Furthermore, literature publications are available in which the acute toxicity of the following source substances has been described:

 

Butyl stearate (Smith, 1953): The acute toxicity of butyl stearate was examined by oral administration of the undiluted test substance to 5-6 week old male rats, in doses ranging from 4000 to 32000 mg/kg bw. Surviving animals were weighed daily for 7 days. The single oral administration of doses of butyl stearate as high as 32000 mg/kg bw were tolerated without lethal effects. Increased perspiration was a uniform occurrence in all rats of the highest dose group. The reaction was evident five minutes after the compound was administered and persisted for one to two days. No gross pathological changes were noted in any of the animals. From these data it can be concluded that butyl stearate has an LD0 of 32000 mg/kg bw.

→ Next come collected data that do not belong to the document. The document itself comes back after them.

#include <algorithm>
#include <cmath>
#include <cstdlib>

#include "common.cuh"

namespace {

constexpr int BM = 128, BN = 128, BK = 32;
constexpr int UMMA_K = 8;
constexpr uint32_t TILE_BYTES = BM * BK * 4;
constexpr int FUSED_THREADS = 320;
constexpr int EPI_THREADS = 256;
constexpr uint32_t TMEM_COLS = 256;
constexpr int MAX_BOX = 10;
constexpr int SMEM_LIMIT = 232448;
constexpr int DMAX_F = CHB_FUSED_RESIDENT_DMAX;
constexpr int DMAX_W = 1024;
constexpr int NKT_STREAMED = -1;
constexpr int WIDE_STAGE_BOXES = 4;

constexpr int NC = 16;
struct SmemTail {
    alignas(16) float cand_val[NC][EPI_THREADS];
    alignas(8) uint64_t full_bar[8];
    alignas(8) uint64_t empty_bar[8];
    alignas(8) uint64_t tmem_full_bar[2];
    alignas(8) uint64_t tmem_empty_bar[2];
    alignas(8) uint64_t a_full_bar;
    alignas(8) uint64_t a_empty_bar;
    alignas(8) uint2 prog[MAX_BOX * 8];
    int prog_start[MAX_BOX + 1];
    uint32_t tmem_base;
};

__device__ __forceinline__ uint32_t smem_u32(const void *p) { return (uint32_t)__cvta_generic_to_shared(p); }
__device__ __forceinline__ void st_shared_f32(uint32_t addr, float v) { asm volatile("st.shared.f32 [%0], %1;" ::"r"(addr), "f"(v) : "memory"); }
__device__ __forceinline__ float ld_shared_f32(uint32_t addr)
{
    float v;
    asm volatile("ld.shared.f32 %0, [%1];" : "=f"(v) : "r"(addr) : "memory");
    return v;
}
__device__ __forceinline__ void mbar_init(uint64_t *bar, uint32_t count)
{
    asm volatile("mbarrier.init.shared::cta.b64 [%0], %1;" ::"r"(smem_u32(bar)), "r"(count));
}
__device__ __forceinline__ void mbar_expect_tx(uint64_t *bar, uint32_t bytes)
{
    asm volatile("mbarrier.arrive.expect_tx.shared::cta.b64 _, [%0], %1;" ::"r"(smem_u32(bar)), "r"(bytes) : "memory");
}
__device__ __forceinline__ void mbar_arrive(uint64_t *bar)
{
    asm volatile("mbarrier.arrive.shared::cta.b64 _, [%0];" ::"r"(smem_u32(bar)) : "memory");
}
__device__ __forceinline__ void mbar_wait(uint64_t *bar, uint32_t parity)
{
    asm volatile(
        "{\n"
        ".reg .pred p;\n"
        "WAIT_LOOP:\n"
        "mbarrier.try_wait.parity.shared::cta.b64 p, [%0], %1;\n"
        "@p bra WAIT_DONE;\n"
        "bra WAIT_LOOP;\n"
        "WAIT_DONE:\n"
        "}\n" ::"r"(smem_u32(bar)),
        "r"(parity)
        : "memory");
}
__device__ __forceinline__ void tma_load_2d(void *smem_dst, const CUtensorMap *map, uint64_t *bar, int c0, int c1)
{
    asm volatile("cp.async.bulk.tensor.2d.shared::cluster.global.mbarrier::complete_tx::bytes [%0], [%1, {%3, %4}], [%2];"
                 ::"r"(smem_u32(smem_dst)), "l"(map), "r"(smem_u32(bar)), "r"(c0), "r"(c1)
                 : "memory");
}
__device__ __forceinline__ void umma_tf32(uint32_t tmem_d, uint64_t adesc, uint64_t bdesc, uint32_t idesc, uint32_t accumulate)
{
    asm volatile(
        "{\n"
        ".reg .pred p;\n"
        "setp.ne.b32 p, %4, 0;\n"
        "tcgen05.mma.cta_group::1.kind::tf32 [%0], %1, %2, %3, p;\n"
        "}\n" ::"r"(tmem_d),
        "l"(adesc), "l"(bdesc), "r"(idesc), "r"(accumulate)
        : "memory");
}
__device__ __forceinline__ bool elect_one_sync()
{
    uint32_t pred;
    asm volatile(
        "{\n"
        ".reg .pred P;\n"
        "elect.sync _|P, 0xffffffff;\n"
        "selp.b32 %0, 1, 0, P;\n"
        "}\n"
        : "=r"(pred));
    return pred != 0;
}
__device__ __forceinline__ void umma_commit(uint64_t *bar)
{
    asm volatile("tcgen05.commit.cta_group::1.mbarrier::arrive::one.shared::cluster.b64 [%0];" ::"r"(smem_u32(bar)) : "memory");
}

__global__ void round_reset_kernel(int32_t *__restrict__ bin_cnt, int32_t nbin_cnt, float *__restrict__ ym2, int32_t nym2,
                                   int32_t *__restrict__ row_nb, int64_t nown, int32_t *__restrict__ pair_meta, int32_t nmeta,
                                   int32_t *__restrict__ pair_row, int64_t cap_pairs, int32_t *__restrict__ counters,
                                   int64_t ncol, int32_t *__restrict__ col_pt, int32_t *__restrict__ col_a, int32_t *__restrict__ col_b)
{
    chb_pdl_enter();
    const int64_t i = (int64_t)blockIdx.x * blockDim.x + threadIdx.x;
    if (i < ncol) {
        col_pt[i] = -1;
        col_a[i] = INT32_MAX;
        col_b[i] = INT32_MIN;
    }
    if (i < nbin_cnt) bin_cnt[i] = 0;
    if (i < nym2) ym2[i] = 0.f;
    if (i < nown) row_nb[i] = 0;
    if (i < nmeta) pair_meta[i] = 0;
    if (i < cap_pairs) pair_row[i] = -1;
    if (i == 0) {
        counters[0] = 0; counters[6] = 0; counters[7] = 0; counters[8] = 0; counters[12] = 0; counters[14] = 0;
        counters[1] = 0x7f7f7f7f; counters[2] = 0; counters[3] = 0;
    }
}
// ... 760 lines not shown
            const int v = beg[b];
            nxt = v > nxt ? nxt : v;
            beg[b] = nxt;
        }
        totals[0] = TT;
    }
    if (beg_smem) {
        __syncthreads();
        for (int b = tid; b <= G; b += 1024) cta_begin[b] = s_begin[b];
    }
}

template <bool WIDE>
__global__ void __launch_bounds__(256) pairs_fill_kernel(const int32_t *__restrict__ mode, const int32_t *__restrict__ row_nb,
                                                         const int32_t *__restrict__ row_bins, int64_t nown, int32_t C,
                                                         const int32_t *__restrict__ pair_off, int32_t *__restrict__ pair_row,
                                                         int32_t *__restrict__ row_pid, const float *__restrict__ a2, int32_t Kp2,
                                                         float *__restrict__ ap)
{
    chb_pdl_enter();
    if (*mode != 1) return;
    const int lane = threadIdx.x & 31;
    const int64_t r = ((int64_t)blockIdx.x * blockDim.x + threadIdx.x) >> 5;
    if (r >= nown) return;
    const int nb = row_nb[r];
    if (nb == 0) return;
    const float4 *src = reinterpret_cast<const float4 *>(a2 + r * Kp2);
    const int nq = Kp2 / 4;
    float4 v[3];
    if constexpr (!WIDE) {
#pragma unroll
        for (int u = 0; u < 3; ++u) v[u] = (lane + 32 * u < nq) ? __ldg(src + lane + 32 * u) : make_float4(0.f, 0.f, 0.f, 0.f);
    }
    for (int jb = 0; jb < nb; jb += 32) {
        const int j = jb + lane;
        int id = -1;
        if (j < nb) {
            const int c = row_bins[r * C + j];
            id = pair_off[c] + row_pid[r * C + j];
            pair_row[id] = (int32_t)r;
            row_pid[r * C + j] = id;
        }
        const int cnt = nb - jb < 32 ? nb - jb : 32;
        for (int w = 0; w < cnt; ++w) {
            const int idw = __shfl_sync(CHB_FULL, id, w);
            float4 *dst = reinterpret_cast<float4 *>(ap + (int64_t)idw * Kp2);
            if constexpr (WIDE) {
                for (int u = lane; u < nq; u += 32) dst[u] = __ldg(src + u);
            } else {
#pragma unroll
                for (int u = 0; u < 3; ++u)
                    if (lane + 32 * u < nq) dst[lane + 32 * u] = v[u];
            }
        }
    }
}

template <int KR>
struct TopList {
    float key[KR];
    int idx[KR];
    __device__ __forceinline__ void reset()
    {
#pragma unroll
        for (int s = 0; s < KR; ++s) { key[s] = INFINITY; idx[s] = INT32_MAX; }
    }
    __device__ __forceinline__ void insert(float ka, int ki)
    {
        int cnt = 0;
#pragma unroll
        for (int s = 0; s < KR; ++s) cnt += (key[s] <= ka) ? 1 : 0;
#pragma unroll
        for (int s = KR - 1; s >= 1; --s) {
            const bool shift = s > cnt, here = s == cnt;
            key[s] = shift ? key[s - 1] : (here ? ka : key[s]);
            idx[s] = shift ? idx[s - 1] : (here ? ki : idx[s]);
        }
        key[0] = cnt == 0 ? ka : key[0];
        idx[0] = cnt == 0 ? ki : idx[0];
    }
};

Dibutyl sebacate (Smith, 1953): The acute toxicity of dibutyl sebacate was examined by oral administration of the undiluted test substance to 5-6 week old male rats, in doses ranging from 4000 to 32000 mg/kg bw. Surviving animals were weighed daily for 7 days. The single oral administration of doses of dibutyl sebacate up to 16000 mg/kg bw were tolerated without lethal effects. A single dose of 32000 mg/kg bw caused the death of all animals in that dose group. No gross pathological changes were noted in any of the animals in the different dose groups. From these data it can be concluded that dibutyl sebacate has an LD0 of 16000 mg/kg bw and an LD100 of 32000 mg/kg bw.

Medium- and Long-Chain Triacylglycerol oil (Matulka, 2006): The actue toxicity of medium- and long-chain triacylglycerol oils was examined by oral administration (via gavage) of 5000 mg/kg bw of the test substance to two groups of 5 -week old Wistar rats. The animals were observed for 6h after administration, and once daily for the following 14 days. Body weight measurements were performed on the day of test substance administration and on days 1, 2, 3, 4, 7 and 14 thereafter. At the end of the observation period, the animals were euthanized and a gross autopsy was carried out.

The experimental results show that all rats survived the 14d observation period, and showed typical body weight gain throughout the observation period, with no significant differences compared to the control group. Therefore, it can be concluded that the LD50 exceeds 5000 mg/kg bw.

The results obtained for the read-across substances are in line with those found for FAV-ES, thus substantiating the read-across approach.

Justification for selection of acute toxicity – oral endpoint
This study is a well documented, recent GLP study according to international guidelines.

Justification for selection of acute toxicity – inhalation endpoint
The substance considers a viscous oil and exposure to humans via the inhalation route is not likely. Both oral and dermal exposure routes are covered in the study reports by Oberto, 2014 and showed no adverse effects.

Justification for selection of acute toxicity – dermal endpoint
This study is a well documented, recent GLP study according to international guidelines.

Justification for classification or non-classification

Based on the acute toxicity results, showing LD50 values > 2000 mg/kg bw for oral and dermal administration and a lack of clinical signs suggesting toxicity, the substance should not be classified for acute toxicity nor for Specific Target Organ Toxicity following Single Exposure (STOT-SE) according to the criteria described in EU Regulation No. 1272/2008 on the Classification, Labelling and Packaging of Substances and Mixtures (CLP). Likewise, classification for acute toxicity is not required under the conditions described in Directive 67/548/EEC (Dangerous Substances Directive).